I’ve been interested in art since I was a child. That interest grew when I started to collaborate with my drawing teacher in High School, painter José Cataluña. I was only fourteen years old but I helped him to take pictures and edit catalogs for an art gallery he had in Santander.


 


How and when did you start collecting?


In 1988, when I was 16, I acquired my first work at ARCO, a fair that I have visited every year since its first editions. I spent ten thousand of the old ‘pesetas’, an amount that meant a great economic outlay for a boy my age. I remember that moment with great affection because, from then on, I began to become more intensely fond of collecting.


 


What was that first acquisition?


It was an original silk-screen print on canvas by a Czech artist. The image showed an alarm clock and a tibia bone. However, the first painting I had was a work by José Cataluña, which is still hanging at home. This painting, although I didn’t buy it because it was a gift from the artist himself, has much more meaning for me.


 


Parallel to your collection you have several patronage projects underway. Do you consider yourself a collector and a patron in equal parts?
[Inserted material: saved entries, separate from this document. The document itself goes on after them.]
#define TW_BLOCKS FG_THIN_WGRAD_BLOCKS
#define TW_ROWS 4
template <int K, int CS>
__global__ __launch_bounds__(256) void thin_wgrad_kernel(const float* __restrict__ thin, const float* __restrict__ wide,
                                                         float* __restrict__ part, int B, int H, int W, int Cw, int sgn,
                                                         int cblk) {
    constexpr int PAD = (K - 1) / 2;
    constexpr int NA = K * K * CS;
    extern __shared__ float sh[];
    const int WP = W + 2 * PAD;
    float* tile = sh;
    float* red = sh + (TW_ROWS + 2 * PAD) * WP * CS;
    const int pl = threadIdx.x / cblk, tc = threadIdx.x - pl * cblk;
    const int PL = 256 / cblk;
    const int c = blockIdx.y * cblk + tc;
    const int strips_per_img = (H + TW_ROWS - 1) / TW_ROWS;
    const int nstrips = B * strips_per_img;
    float acc[NA];
#pragma unroll
    for (int t = 0; t < NA; ++t) acc[t] = 0.f;
    for (int st = blockIdx.x; st < nstrips; st += gridDim.x) {
        const int b = st / strips_per_img, y0 = (st - b * strips_per_img) * TW_ROWS;
        __syncthreads();
        for (int i = threadIdx.x; i < (TW_ROWS + 2 * PAD) * WP * CS; i += 256) {
            const int s = i % CS;
            const int t = i / CS;
            const int xx = t % WP - PAD, yy = y0 + t / WP - PAD;
            float v = 0.f;
            if ((unsigned)yy < (unsigned)H && (unsigned)xx < (unsigned)W) v = thin[((size_t)(b * H + yy) * W + xx) * CS + s];
            tile[i] = v;
        }
        __syncthreads();
        const int rows = min(TW_ROWS, H - y0);
        const int npx = rows * W;
        for (int j0 = pl; j0 < npx; j0 += 4 * PL) {
            float wv[4];
#pragma unroll
            for (int u = 0; u < 4; ++u) {
                const int j = j0 + u * PL;
                wv[u] = j < npx ? wide[((size_t)(b * H + y0) * W + j) * Cw + c] : 0.f;
            }
#pragma unroll
            for (int u = 0; u < 4; ++u) {
                const int j = j0 + u * PL;
                if (j >= npx) break;
                const int ry = j / W, rx = j - ry * W;
#pragma unroll
                for (int dy = 0; dy < K; ++dy)
#pragma unroll
                    for (int dx = 0; dx < K; ++dx) {
                        const float* tp = tile + ((ry + PAD + sgn * (dy - PAD)) * WP + rx + PAD + sgn * (dx - PAD)) * CS;
#pragma unroll
                        for (int s = 0; s < CS; ++s)
                            acc[(dy * K + dx) * CS + s] = fmaf(tp[s], wv[u], acc[(dy * K + dx) * CS + s]);
                    }
            }
        }
    }
    float* dst = part + (size_t)blockIdx.x * NA * Cw;
    if (PL == 1) {
#pragma unroll
        for (int t = 0; t < NA; ++t) dst[(size_t)t * Cw + c] = acc[t];
    } else {
        __syncthreads();
#pragma unroll
        for (int t = 0; t < NA; ++t) red[(pl * NA + t) * cblk + tc] = acc[t];
        __syncthreads();
        if (pl == 0) {
#pragma unroll
            for (int t = 0; t < NA; ++t) {
                float s = 0.f;
                for (int q = 0; q < PL; ++q) s += red[(q * NA + t) * cblk + tc];
                dst[(size_t)t * Cw + c] = s;
            }
        }
    }
}

template <int K, int CS, int PADDED = 0, int ONES = 0>
__global__ __launch_bounds__(256) void thin_wgrad_mfma_kernel(const float* __restrict__ thin, const float* __restrict__ wide,
                                                              float* __restrict__ part, int B, int H, int W, int Cw, int sgn, int lgH, int lgW) {
    constexpr int PAD = (K - 1) / 2;
    constexpr int NA = K * K * CS;
    constexpr int NCT = (NA + 31) / 32;
    static_assert(NA % 32 != 0, "the ones column needs an idle column");
    constexpr int CTO = NA / 32;
    __shared__ float red[4][2][16][64];
    const int lane = threadIdx.x & 63, wave = threadIdx.x >> 6;
    const int cbase = blockIdx.y * 64;
    const long long npix = (long long)B * H * W, npairs = (npix + 1) / 2;
    const int j = lane & 31, k = lane >> 5;
    const bool ones_lane = ONES && (CTO * 32 + j == NA);
    constexpr int NR = NA + ONES;
    int oy[NCT], ox[NCT], sch[NCT];
    bool jok[NCT];
#pragma unroll
    for (int ct = 0; ct < NCT; ++ct) {
        const int jj = ct * 32 + j;
        jok[ct] = jj < NA;
        const int tap = jok[ct] ? jj / CS : 0;
        sch[ct] = jok[ct] ? jj - tap * CS : 0;
        oy[ct] = sgn * (tap / K - PAD); ox[ct] = sgn * (tap % K - PAD);
    }
    const int Wp = W + 2 * PAD;
    int poff[NCT];
#pragma unroll
    for (int ct = 0; ct < NCT; ++ct) poff[ct] = (oy[ct] * Wp + ox[ct]) * CS + sch[ct];
    tw_f32x16 acc[NCT][2];
#pragma unroll
    for (int ct = 0; ct < NCT; ++ct)
#pragma unroll
        for (int r = 0; r < 16; ++r) { acc[ct][0][r] = 0.f; acc[ct][1][r] = 0.f; }
    const int npx = (int)npix, npr = (int)npairs;
    const int stride = gridDim.x * 4;
    const bool p2 = lgW >= 0 && lgH >= 0;
    constexpr int U = NCT <= 2 ? 2 : 1;
    if constexpr (PADDED) {
        constexpr int TW_OOB = 0x7FFFFFF0;
        const __amdgpu_buffer_rsrc_t wrs = __builtin_amdgcn_make_buffer_rsrc((void*)wide, 0, npx * Cw * 4, 0x00020000);
        const __amdgpu_buffer_rsrc_t trs = __builtin_amdgcn_make_buffer_rsrc((void*)thin, 0, B * (H + 2 * PAD) * Wp * CS * 4, 0x00020000);
        const int wlane = (cbase + j) * 4, wrow = Cw * 4;
        int poffB[NCT];
#pragma unroll
        for (int ct = 0; ct < NCT; ++ct) poffB[ct] = poff[ct] * 4;
        auto fetch = [&](int pp, float& a0, float& a1, float (&bv)[NCT]) {
            const int pix = 2 * pp + k;
            const bool ok = pp < npr && pix < npx;
            const int wo = ok ? pix * wrow + wlane : TW_OOB;
            a0 = __uint_as_float(__builtin_amdgcn_raw_buffer_load_b32(wrs, wo, 0, 0));
            a1 = __uint_as_float(__builtin_amdgcn_raw_buffer_load_b32(wrs, wo + 128, 0, 0));
            const int pc = ok ? pix : 0;
            const int x = pc & (W - 1), row = pc >> lgW, b = row >> lgH;
            const int base = (((row + b * (2 * PAD) + PAD) * Wp + x + PAD) * CS) * 4;
#pragma unroll
            for (int ct = 0; ct < NCT; ++ct) bv[ct] = __uint_as_float(__builtin_amdgcn_raw_buffer_load_b32(trs, base + poffB[ct], 0, 0));
            if constexpr (ONES) { if (ones_lane) bv[CTO] = 1.f; }
        };
        auto mul = [&](float a0, float a1, const float (&bv)[NCT]) {
#pragma unroll
            for (int ct = 0; ct < NCT; ++ct) {
                acc[ct][0] = __builtin_amdgcn_mfma_f32_32x32x2f32(a0, bv[ct], acc[ct][0], 0, 0, 0);
                acc[ct][1] = __builtin_amdgcn_mfma_f32_32x32x2f32(a1, bv[ct], acc[ct][1], 0, 0, 0);
            }
        };
        float a0A, a1A, bA[NCT], a0B, a1B, bB[NCT];
        int pp = blockIdx.x * 4 + wave;
        fetch(pp, a0A, a1A, bA);
        for (; pp < npr; pp += 2 * stride) {
            fetch(pp + stride, a0B, a1B, bB);
            __builtin_amdgcn_sched_barrier(0);
            mul(a0A, a1A, bA);
            __builtin_amdgcn_sched_barrier(0);
            fetch(pp + 2 * stride, a0A, a1A, bA);
            __builtin_amdgcn_sched_barrier(0);
            mul(a0B, a1B, bB);
            __builtin_amdgcn_sched_barrier(0);
        }
    } else
    for (int pp0 = blockIdx.x * 4 + wave; pp0 < npr; pp0 += U * stride) {
        float a0[U], a1[U], bv[U][NCT];
#pragma unroll
        for (int u = 0; u < U; ++u) {
            const int pp = pp0 + u * stride;
            const int pix = 2 * pp + k;
            a0[u] = 0.f; a1[u] = 0.f;
#pragma unroll
            for (int ct = 0; ct < NCT; ++ct) bv[u][ct] = 0.f;
            if (pp < npr && pix < npx) {
                const float* wp = wide + (size_t)pix * Cw + cbase + j;
                a0[u] = wp[0]; a1[u] = wp[32];
                int x, y, t;
                if (p2) { x = pix & (W - 1); t = pix >> lgW; y = t & (H - 1); }
                else { t = pix / W; x = pix - t * W; y = t % H; }
#pragma unroll
                for (int ct = 0; ct < NCT; ++ct) {
                    const int yy = y + oy[ct], xx = x + ox[ct];
                    if (jok[ct] && (unsigned)yy < (unsigned)H && (unsigned)xx < (unsigned)W)
                        bv[u][ct] = thin[(size_t)((t - y + yy) * W + xx) * CS + sch[ct]];
                }
                if constexpr (ONES) { if (ones_lane) bv[u][CTO] = 1.f; }
            }
        }
#pragma unroll
        for (int u = 0; u < U; ++u)
#pragma unroll
            for (int ct = 0; ct < NCT; ++ct) {
                acc[ct][0] = __builtin_amdgcn_mfma_f32_32x32x2f32(a0[u], bv[u][ct], acc[ct][0], 0, 0, 0);
                acc[ct][1] = __builtin_amdgcn_mfma_f32_32x32x2f32(a1[u], bv[u][ct], acc[ct][1], 0, 0, 0);
            }
    }
    float* dst = part + (size_t)blockIdx.x * NR * Cw;
#pragma unroll
    for (int ct = 0; ct < NCT; ++ct) {
        if (ct) __syncthreads();
#pragma unroll
        for (int r = 0; r < 16; ++r) { red[wave][0][r][lane] = acc[ct][0][r]; red[wave][1][r][lane] = acc[ct][1][r]; }
        __syncthreads();
        for (int e = threadIdx.x; e < 2 * 16 * 64; e += 256) {
            const int tile = e >> 10, r = (e >> 6) & 15, l = e & 63;
            const int col = ct * 32 + (l & 31), row = (r & 3) + 8 * (r >> 2) + 4 * (l >> 5);
            if (col < NR)
                dst[(size_t)col * Cw + cbase + tile * 32 + row] = (red[0][tile][r][l] + red[1][tile][r][l]) + (red[2][tile][r][l] + red[3][tile][r][l]);
        }
    }
}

I consider myself more a patron than a collector because I prefer to promote new projects and help artists to continue creating and living from their work than to store the works. In fact, I don’t keep them for my own personal contemplation but rather I try to get art out of museums and private galleries so that as many people as possible can enjoy them.


 






 


What is the main artistic line of your projects as a patron?


It is a very complete sample of contemporary artists from a generation similar to mine. My two main sponsorship projects are Truck Art Project and PBX Creativa. Throughout my career I have evolved from the acquisition of personal works that I would hang at home or at the office, to fund public art projects, investing in murals and large format pieces that can be seen on the street or on the road, promoting modernization and making the transportation and logistics sector more attractive.


 






 


In what do both patronages differ from each other?


The criteria for collecting are very clear and defined in both collections. Truck Art Project brings together works by Spanish artists whom we can meet personally to share their creative process. PBX Creativa also contemplates Contemporary Art but it is closer to urban and Street Art because it connects with our desire to revitalize industrial areas and logistic warehouses.


 


About how many artworks do you have in your collection?


On the one hand, Truck Art Project already has 27 works – 24 of them are trucks intervened by artists and the rest are in other formats such as video or music – by artists such as Abraham Lacalle, Santiago Ydañez, Marina Vargas, Okuda or Felipe Pantone. Almost all of the art intervention trucks provide services to Palibex, the express transport company I founded eight years ago, but any other logistics company can join the project to increase its fleet.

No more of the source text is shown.